#### ASSIGNMENT:
How many lines in these records hold the string "unsigned"? State only that number.
---- SOURCE DATA
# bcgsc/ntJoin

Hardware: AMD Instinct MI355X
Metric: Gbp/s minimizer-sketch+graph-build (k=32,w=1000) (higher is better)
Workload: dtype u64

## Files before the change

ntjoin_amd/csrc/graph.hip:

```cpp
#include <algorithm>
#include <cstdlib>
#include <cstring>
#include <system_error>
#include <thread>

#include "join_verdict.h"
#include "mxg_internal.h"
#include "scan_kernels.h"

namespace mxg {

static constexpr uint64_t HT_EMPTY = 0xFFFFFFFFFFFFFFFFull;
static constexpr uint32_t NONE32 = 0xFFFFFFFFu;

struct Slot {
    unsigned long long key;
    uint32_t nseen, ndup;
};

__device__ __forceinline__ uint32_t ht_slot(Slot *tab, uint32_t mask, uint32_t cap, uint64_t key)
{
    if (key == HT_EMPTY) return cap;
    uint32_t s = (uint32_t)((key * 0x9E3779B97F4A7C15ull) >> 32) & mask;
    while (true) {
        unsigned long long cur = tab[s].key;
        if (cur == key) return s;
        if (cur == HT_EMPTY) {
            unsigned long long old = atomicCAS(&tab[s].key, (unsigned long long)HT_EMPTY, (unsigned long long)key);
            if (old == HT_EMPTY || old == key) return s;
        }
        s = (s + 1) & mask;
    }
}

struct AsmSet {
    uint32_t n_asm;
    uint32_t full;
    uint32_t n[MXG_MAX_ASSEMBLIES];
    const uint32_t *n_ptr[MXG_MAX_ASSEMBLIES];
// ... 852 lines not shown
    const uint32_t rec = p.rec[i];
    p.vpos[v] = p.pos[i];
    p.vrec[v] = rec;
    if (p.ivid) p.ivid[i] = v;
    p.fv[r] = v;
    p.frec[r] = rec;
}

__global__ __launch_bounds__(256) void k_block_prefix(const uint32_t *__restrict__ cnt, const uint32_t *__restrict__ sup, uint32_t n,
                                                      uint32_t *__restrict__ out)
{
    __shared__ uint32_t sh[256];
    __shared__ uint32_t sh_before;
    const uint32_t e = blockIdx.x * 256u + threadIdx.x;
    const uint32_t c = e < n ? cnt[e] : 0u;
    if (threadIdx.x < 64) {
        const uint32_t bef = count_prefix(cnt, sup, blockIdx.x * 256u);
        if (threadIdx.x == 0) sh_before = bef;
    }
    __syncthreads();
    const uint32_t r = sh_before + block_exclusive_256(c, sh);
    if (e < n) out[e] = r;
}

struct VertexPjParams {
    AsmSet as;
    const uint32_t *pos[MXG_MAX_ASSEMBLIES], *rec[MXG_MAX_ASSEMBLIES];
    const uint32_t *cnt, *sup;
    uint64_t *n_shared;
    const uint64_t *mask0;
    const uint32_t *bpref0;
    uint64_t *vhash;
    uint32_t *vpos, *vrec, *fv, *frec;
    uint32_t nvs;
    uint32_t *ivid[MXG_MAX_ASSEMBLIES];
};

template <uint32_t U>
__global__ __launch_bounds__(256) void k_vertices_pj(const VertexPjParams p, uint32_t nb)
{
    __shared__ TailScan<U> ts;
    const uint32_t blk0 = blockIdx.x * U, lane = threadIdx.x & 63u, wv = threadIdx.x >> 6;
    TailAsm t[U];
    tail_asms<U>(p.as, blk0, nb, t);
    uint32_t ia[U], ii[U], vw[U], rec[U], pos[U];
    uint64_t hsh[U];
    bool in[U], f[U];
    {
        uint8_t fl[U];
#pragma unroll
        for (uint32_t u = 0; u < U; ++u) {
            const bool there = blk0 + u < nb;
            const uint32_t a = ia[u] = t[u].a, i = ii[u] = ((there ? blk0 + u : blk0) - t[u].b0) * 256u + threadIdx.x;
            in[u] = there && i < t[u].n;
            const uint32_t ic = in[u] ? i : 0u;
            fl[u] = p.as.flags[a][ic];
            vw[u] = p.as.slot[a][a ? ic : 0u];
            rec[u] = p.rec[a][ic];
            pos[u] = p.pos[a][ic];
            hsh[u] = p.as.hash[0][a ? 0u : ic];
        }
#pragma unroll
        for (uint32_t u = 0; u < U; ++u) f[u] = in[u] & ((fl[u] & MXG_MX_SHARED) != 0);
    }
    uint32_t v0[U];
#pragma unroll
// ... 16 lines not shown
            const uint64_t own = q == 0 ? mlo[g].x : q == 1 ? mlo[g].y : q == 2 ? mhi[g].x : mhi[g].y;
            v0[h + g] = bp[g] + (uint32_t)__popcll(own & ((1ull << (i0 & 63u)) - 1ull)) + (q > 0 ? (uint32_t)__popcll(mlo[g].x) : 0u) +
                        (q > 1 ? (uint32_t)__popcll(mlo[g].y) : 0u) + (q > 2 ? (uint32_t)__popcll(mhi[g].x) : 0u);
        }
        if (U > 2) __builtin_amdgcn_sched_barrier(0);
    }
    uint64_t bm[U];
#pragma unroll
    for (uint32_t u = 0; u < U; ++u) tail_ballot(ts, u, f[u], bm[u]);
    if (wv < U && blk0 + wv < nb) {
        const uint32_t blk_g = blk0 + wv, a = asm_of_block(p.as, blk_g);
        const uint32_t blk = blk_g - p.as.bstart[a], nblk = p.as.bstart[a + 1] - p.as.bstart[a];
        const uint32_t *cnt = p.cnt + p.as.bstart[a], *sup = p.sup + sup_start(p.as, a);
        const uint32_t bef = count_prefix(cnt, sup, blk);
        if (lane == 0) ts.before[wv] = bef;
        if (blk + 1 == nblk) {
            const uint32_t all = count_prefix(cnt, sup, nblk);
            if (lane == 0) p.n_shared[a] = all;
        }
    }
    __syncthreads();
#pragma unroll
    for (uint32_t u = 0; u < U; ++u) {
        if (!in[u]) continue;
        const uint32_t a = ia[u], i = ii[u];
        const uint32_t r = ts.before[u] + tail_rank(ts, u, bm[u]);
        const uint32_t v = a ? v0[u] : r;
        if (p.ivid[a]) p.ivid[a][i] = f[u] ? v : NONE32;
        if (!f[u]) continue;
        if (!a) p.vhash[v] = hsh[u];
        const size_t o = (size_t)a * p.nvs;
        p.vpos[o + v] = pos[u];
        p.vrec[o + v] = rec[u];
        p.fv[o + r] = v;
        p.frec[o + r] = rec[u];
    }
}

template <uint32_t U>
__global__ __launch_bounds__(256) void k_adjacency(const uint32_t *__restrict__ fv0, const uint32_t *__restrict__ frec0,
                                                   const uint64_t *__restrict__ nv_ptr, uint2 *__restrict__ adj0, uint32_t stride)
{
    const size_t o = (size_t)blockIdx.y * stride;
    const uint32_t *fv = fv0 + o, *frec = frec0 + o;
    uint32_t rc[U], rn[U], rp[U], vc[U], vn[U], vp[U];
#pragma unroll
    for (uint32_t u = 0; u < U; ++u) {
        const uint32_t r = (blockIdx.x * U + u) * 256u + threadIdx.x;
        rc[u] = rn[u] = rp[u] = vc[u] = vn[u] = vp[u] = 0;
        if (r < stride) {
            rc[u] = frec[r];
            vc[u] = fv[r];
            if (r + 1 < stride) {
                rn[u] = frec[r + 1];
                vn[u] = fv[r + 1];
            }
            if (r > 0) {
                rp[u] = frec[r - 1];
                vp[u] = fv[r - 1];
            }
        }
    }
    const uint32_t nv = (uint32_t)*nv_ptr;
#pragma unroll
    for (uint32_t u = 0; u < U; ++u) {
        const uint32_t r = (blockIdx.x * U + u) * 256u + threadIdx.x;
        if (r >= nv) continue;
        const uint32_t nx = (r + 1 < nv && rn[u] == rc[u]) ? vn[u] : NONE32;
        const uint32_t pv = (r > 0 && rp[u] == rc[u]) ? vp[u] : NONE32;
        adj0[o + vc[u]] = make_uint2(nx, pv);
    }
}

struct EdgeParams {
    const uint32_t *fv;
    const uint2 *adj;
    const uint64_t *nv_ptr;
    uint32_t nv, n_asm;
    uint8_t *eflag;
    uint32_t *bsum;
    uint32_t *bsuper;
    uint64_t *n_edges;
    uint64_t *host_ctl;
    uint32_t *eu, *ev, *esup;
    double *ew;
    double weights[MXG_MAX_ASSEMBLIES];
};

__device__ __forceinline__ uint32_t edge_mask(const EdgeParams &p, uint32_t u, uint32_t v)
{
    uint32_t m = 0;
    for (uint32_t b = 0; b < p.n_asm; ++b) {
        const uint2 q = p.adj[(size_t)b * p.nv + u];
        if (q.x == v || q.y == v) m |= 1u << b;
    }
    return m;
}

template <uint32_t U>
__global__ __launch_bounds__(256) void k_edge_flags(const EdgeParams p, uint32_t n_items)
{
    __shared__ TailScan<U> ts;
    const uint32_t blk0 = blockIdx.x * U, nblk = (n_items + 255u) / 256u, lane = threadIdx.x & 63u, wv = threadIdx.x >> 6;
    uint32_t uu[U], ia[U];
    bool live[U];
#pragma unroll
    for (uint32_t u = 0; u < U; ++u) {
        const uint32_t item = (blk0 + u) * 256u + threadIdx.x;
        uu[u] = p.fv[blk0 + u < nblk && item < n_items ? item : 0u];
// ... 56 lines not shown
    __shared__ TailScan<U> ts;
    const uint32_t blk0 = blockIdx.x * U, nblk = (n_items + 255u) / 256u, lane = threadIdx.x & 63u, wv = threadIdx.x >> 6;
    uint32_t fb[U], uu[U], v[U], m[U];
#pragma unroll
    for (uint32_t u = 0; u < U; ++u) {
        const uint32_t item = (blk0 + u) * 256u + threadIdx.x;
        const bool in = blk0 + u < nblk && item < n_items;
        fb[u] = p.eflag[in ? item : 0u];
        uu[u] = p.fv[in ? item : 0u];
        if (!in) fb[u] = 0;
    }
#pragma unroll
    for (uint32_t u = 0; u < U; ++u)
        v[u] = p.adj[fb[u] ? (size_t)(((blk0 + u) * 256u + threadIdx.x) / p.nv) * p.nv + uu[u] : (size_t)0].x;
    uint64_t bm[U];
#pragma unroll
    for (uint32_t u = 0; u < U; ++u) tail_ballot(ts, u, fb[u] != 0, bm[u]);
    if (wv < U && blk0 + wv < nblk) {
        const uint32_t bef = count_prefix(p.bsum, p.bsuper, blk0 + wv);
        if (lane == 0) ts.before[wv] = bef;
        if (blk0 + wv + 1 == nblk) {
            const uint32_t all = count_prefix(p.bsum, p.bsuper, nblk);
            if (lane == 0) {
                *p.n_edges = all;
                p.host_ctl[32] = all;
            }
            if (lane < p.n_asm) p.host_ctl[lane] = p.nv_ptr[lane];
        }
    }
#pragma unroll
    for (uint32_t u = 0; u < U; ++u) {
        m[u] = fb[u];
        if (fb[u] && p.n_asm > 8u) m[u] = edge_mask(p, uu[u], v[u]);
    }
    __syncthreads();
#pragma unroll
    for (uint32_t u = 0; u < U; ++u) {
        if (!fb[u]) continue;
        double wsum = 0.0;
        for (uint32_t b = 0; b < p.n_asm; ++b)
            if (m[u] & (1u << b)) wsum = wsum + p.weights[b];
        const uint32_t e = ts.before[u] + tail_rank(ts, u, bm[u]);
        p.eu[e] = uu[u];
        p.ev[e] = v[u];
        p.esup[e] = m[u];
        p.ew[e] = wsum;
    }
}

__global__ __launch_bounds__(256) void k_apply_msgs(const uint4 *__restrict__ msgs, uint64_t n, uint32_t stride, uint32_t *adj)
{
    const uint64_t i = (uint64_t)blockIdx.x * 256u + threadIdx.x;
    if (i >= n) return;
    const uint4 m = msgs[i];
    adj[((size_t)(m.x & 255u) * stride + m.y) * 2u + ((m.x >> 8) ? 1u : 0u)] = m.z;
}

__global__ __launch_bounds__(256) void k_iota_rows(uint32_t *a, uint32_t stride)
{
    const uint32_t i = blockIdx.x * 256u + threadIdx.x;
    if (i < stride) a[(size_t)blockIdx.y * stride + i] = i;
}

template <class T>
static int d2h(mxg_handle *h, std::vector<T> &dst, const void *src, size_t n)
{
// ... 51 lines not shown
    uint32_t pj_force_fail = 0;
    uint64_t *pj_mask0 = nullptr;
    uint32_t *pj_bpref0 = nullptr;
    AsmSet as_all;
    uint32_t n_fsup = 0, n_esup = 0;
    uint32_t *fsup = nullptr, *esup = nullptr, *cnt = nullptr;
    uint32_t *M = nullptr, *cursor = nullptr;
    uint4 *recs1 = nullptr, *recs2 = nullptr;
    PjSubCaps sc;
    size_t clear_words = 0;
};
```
--------
#### TASK RESULT:
3